[Opening GIVEN DATA section]

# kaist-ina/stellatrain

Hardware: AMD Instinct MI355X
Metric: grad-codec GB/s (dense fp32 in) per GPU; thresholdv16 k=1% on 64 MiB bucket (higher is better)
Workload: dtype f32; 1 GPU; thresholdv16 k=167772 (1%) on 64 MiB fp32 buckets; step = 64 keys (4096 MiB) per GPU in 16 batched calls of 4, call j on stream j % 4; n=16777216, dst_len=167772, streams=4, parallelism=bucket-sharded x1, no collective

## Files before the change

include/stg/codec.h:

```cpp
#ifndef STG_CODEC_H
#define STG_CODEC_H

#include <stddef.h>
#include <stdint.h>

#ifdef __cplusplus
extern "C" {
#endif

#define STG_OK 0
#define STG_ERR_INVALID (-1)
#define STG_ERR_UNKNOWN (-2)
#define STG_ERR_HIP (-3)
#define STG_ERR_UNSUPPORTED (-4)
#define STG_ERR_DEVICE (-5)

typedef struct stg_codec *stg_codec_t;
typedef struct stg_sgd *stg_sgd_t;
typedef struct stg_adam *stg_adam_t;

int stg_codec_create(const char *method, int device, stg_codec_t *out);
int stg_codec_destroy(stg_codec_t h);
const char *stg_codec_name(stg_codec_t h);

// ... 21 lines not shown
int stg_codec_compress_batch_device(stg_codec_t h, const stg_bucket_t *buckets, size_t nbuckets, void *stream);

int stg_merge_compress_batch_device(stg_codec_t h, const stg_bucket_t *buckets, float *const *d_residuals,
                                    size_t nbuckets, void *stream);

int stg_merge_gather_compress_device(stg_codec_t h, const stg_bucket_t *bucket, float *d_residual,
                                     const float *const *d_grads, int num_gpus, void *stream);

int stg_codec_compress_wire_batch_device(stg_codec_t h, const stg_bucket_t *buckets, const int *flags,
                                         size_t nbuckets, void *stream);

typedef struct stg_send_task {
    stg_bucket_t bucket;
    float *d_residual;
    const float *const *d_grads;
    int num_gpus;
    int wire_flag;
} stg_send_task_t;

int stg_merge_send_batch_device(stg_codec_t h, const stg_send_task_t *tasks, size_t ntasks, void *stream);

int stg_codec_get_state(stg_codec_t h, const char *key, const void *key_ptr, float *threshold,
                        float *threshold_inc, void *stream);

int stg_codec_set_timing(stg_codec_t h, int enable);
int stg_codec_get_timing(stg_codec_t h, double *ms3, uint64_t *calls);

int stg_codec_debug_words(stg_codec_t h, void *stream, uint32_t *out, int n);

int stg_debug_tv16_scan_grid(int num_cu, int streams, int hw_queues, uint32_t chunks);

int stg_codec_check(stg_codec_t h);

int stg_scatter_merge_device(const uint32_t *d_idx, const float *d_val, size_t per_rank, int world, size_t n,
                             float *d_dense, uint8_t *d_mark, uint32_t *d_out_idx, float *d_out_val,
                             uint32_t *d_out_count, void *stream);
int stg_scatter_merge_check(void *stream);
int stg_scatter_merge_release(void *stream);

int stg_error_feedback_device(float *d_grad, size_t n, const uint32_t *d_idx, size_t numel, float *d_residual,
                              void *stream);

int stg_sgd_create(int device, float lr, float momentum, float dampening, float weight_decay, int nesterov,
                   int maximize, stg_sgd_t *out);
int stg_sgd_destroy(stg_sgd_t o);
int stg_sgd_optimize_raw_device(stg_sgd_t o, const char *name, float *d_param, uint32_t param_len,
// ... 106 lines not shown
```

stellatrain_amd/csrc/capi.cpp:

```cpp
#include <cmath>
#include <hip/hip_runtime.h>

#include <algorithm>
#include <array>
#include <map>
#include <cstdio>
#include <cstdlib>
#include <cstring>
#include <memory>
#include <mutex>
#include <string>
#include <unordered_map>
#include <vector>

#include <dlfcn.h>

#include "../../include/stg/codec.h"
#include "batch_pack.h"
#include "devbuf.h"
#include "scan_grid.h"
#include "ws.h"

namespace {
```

[Closing GIVEN DATA section]
[Opening GIVEN DATA section]

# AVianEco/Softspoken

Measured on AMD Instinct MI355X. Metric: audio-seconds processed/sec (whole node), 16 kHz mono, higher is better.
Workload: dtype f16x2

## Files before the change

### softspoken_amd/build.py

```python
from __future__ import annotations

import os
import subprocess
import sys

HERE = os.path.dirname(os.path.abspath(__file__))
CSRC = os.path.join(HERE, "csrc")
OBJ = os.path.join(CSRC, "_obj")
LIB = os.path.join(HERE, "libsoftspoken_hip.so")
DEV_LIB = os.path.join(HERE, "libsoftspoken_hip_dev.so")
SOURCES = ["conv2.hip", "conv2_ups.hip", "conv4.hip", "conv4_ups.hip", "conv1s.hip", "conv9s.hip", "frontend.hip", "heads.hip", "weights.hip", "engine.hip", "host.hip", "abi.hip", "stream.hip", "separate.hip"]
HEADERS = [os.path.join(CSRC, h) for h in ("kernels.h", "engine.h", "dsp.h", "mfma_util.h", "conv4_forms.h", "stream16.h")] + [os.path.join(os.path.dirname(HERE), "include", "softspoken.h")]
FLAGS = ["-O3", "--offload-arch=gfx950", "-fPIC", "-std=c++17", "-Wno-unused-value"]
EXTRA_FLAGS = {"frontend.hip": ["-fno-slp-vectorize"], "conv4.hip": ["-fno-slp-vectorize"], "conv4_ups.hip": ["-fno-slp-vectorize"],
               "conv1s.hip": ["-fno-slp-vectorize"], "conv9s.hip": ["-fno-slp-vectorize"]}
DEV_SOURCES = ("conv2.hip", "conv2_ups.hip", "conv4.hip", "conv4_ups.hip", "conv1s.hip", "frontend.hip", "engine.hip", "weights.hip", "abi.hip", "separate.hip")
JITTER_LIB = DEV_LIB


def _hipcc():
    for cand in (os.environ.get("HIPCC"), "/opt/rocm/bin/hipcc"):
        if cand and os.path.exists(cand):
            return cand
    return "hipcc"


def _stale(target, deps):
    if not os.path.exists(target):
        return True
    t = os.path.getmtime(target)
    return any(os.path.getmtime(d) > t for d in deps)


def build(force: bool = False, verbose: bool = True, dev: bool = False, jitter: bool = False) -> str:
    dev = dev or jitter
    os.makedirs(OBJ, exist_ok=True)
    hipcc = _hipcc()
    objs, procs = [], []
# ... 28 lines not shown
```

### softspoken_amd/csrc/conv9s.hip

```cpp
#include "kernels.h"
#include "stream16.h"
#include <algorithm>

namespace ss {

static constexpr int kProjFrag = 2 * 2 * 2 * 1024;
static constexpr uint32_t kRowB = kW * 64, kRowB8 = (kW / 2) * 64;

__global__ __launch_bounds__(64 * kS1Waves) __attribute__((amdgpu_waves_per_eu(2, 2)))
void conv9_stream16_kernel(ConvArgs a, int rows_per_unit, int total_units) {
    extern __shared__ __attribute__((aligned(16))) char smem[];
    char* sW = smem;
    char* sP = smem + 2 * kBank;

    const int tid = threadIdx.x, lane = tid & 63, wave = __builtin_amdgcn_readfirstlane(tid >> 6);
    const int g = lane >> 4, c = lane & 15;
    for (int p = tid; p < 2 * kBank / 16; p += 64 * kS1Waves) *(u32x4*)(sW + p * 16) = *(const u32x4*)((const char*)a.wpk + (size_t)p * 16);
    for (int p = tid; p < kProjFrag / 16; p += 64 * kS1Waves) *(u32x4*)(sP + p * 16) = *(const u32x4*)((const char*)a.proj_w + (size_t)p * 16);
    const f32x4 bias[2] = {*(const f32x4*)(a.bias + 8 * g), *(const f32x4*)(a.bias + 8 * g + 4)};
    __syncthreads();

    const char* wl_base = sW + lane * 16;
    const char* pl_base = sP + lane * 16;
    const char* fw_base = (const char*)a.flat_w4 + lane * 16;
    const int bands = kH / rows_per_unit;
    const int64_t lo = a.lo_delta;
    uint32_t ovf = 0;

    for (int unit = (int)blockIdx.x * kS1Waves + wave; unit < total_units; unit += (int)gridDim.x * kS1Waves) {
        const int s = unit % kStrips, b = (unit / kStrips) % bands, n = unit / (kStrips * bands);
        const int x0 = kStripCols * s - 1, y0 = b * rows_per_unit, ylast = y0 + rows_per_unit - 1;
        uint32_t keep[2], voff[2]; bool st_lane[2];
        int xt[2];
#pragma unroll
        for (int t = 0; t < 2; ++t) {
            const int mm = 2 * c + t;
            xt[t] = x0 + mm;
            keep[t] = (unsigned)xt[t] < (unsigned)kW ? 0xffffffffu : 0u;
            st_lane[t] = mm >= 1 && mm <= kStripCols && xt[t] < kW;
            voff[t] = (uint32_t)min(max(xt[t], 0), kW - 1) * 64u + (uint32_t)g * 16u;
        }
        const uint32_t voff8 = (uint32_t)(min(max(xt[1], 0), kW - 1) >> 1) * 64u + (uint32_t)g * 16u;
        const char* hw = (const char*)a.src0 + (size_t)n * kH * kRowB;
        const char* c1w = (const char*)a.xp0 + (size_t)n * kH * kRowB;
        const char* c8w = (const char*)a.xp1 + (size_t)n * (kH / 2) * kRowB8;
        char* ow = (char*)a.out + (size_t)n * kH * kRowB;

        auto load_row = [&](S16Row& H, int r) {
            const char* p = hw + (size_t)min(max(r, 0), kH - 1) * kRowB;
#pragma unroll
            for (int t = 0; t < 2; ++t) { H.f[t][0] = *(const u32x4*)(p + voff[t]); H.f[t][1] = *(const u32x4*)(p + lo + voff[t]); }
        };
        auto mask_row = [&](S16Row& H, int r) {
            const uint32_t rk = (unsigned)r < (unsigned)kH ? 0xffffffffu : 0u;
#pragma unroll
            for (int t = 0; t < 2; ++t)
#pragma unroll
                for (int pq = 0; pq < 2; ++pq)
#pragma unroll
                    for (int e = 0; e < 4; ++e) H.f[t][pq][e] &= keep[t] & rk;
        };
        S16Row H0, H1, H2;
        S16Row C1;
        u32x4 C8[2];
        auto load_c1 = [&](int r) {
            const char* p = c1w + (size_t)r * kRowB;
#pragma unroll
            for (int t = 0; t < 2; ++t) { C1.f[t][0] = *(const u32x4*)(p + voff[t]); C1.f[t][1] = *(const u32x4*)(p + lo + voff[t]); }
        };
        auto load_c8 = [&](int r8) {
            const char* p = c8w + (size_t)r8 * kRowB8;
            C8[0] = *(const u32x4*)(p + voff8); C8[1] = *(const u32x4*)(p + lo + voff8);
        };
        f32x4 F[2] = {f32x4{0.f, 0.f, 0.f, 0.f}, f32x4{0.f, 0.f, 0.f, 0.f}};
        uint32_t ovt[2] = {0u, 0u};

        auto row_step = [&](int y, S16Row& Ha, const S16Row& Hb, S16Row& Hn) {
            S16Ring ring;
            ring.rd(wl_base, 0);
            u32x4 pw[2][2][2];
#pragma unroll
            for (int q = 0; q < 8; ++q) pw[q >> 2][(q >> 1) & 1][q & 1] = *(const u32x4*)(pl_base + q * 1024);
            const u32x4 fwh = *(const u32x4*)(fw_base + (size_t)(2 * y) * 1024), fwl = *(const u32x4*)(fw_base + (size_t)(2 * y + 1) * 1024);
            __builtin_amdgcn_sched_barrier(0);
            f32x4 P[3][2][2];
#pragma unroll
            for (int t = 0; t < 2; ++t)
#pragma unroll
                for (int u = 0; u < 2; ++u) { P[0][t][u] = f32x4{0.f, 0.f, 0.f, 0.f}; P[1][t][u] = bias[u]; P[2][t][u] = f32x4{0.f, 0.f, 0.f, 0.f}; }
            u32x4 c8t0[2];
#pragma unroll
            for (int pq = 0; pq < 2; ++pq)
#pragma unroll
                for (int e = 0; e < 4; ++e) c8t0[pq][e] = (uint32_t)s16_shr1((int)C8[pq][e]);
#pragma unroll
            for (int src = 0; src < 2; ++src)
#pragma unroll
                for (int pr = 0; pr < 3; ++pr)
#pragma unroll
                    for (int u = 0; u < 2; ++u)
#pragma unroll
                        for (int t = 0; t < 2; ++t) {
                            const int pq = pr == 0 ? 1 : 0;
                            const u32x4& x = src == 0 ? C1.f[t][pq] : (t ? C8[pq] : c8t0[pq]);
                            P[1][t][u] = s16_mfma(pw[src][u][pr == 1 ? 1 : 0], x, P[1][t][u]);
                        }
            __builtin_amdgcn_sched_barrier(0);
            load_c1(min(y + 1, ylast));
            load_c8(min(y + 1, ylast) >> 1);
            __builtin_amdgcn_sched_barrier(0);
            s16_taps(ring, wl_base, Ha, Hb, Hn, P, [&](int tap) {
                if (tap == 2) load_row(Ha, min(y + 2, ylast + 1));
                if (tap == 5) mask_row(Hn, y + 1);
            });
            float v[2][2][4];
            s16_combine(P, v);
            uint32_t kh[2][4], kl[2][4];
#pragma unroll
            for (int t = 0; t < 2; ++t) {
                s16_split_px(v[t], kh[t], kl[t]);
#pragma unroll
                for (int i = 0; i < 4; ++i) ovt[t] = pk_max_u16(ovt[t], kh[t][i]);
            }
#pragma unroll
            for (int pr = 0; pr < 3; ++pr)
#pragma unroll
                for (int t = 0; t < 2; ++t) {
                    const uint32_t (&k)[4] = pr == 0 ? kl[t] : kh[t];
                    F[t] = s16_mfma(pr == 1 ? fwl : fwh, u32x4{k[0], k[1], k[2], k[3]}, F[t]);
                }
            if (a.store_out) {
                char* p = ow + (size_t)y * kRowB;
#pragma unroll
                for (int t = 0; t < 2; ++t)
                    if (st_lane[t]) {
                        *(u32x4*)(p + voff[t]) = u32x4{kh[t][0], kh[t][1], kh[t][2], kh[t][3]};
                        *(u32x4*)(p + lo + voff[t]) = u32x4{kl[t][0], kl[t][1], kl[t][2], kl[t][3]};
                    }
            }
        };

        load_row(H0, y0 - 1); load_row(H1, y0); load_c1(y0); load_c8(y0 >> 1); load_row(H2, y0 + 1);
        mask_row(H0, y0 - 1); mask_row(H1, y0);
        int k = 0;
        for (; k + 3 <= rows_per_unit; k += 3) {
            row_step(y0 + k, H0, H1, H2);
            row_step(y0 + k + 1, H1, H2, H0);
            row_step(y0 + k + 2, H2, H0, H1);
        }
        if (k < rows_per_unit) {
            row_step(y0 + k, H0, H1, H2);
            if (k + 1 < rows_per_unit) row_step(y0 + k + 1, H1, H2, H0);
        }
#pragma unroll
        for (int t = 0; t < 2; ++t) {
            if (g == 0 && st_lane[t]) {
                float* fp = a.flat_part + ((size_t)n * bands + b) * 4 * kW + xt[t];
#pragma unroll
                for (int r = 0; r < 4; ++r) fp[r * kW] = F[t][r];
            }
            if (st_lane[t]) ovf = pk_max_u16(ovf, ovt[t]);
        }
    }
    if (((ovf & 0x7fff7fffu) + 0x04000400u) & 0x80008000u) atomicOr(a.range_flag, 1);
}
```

[Closing GIVEN DATA section]

ABOUT THIS EXERCISE: Lines to set down from above: the line with "Hardware: AMD Instinct MI355X", the line with "Metric: grad-codec GB/s", and every line between, each exactly as written.

TASK SOLUTION:
Hardware: AMD Instinct MI355X
Metric: grad-codec GB/s (dense fp32 in) per GPU; thresholdv16 k=1% on 64 MiB bucket (higher is better)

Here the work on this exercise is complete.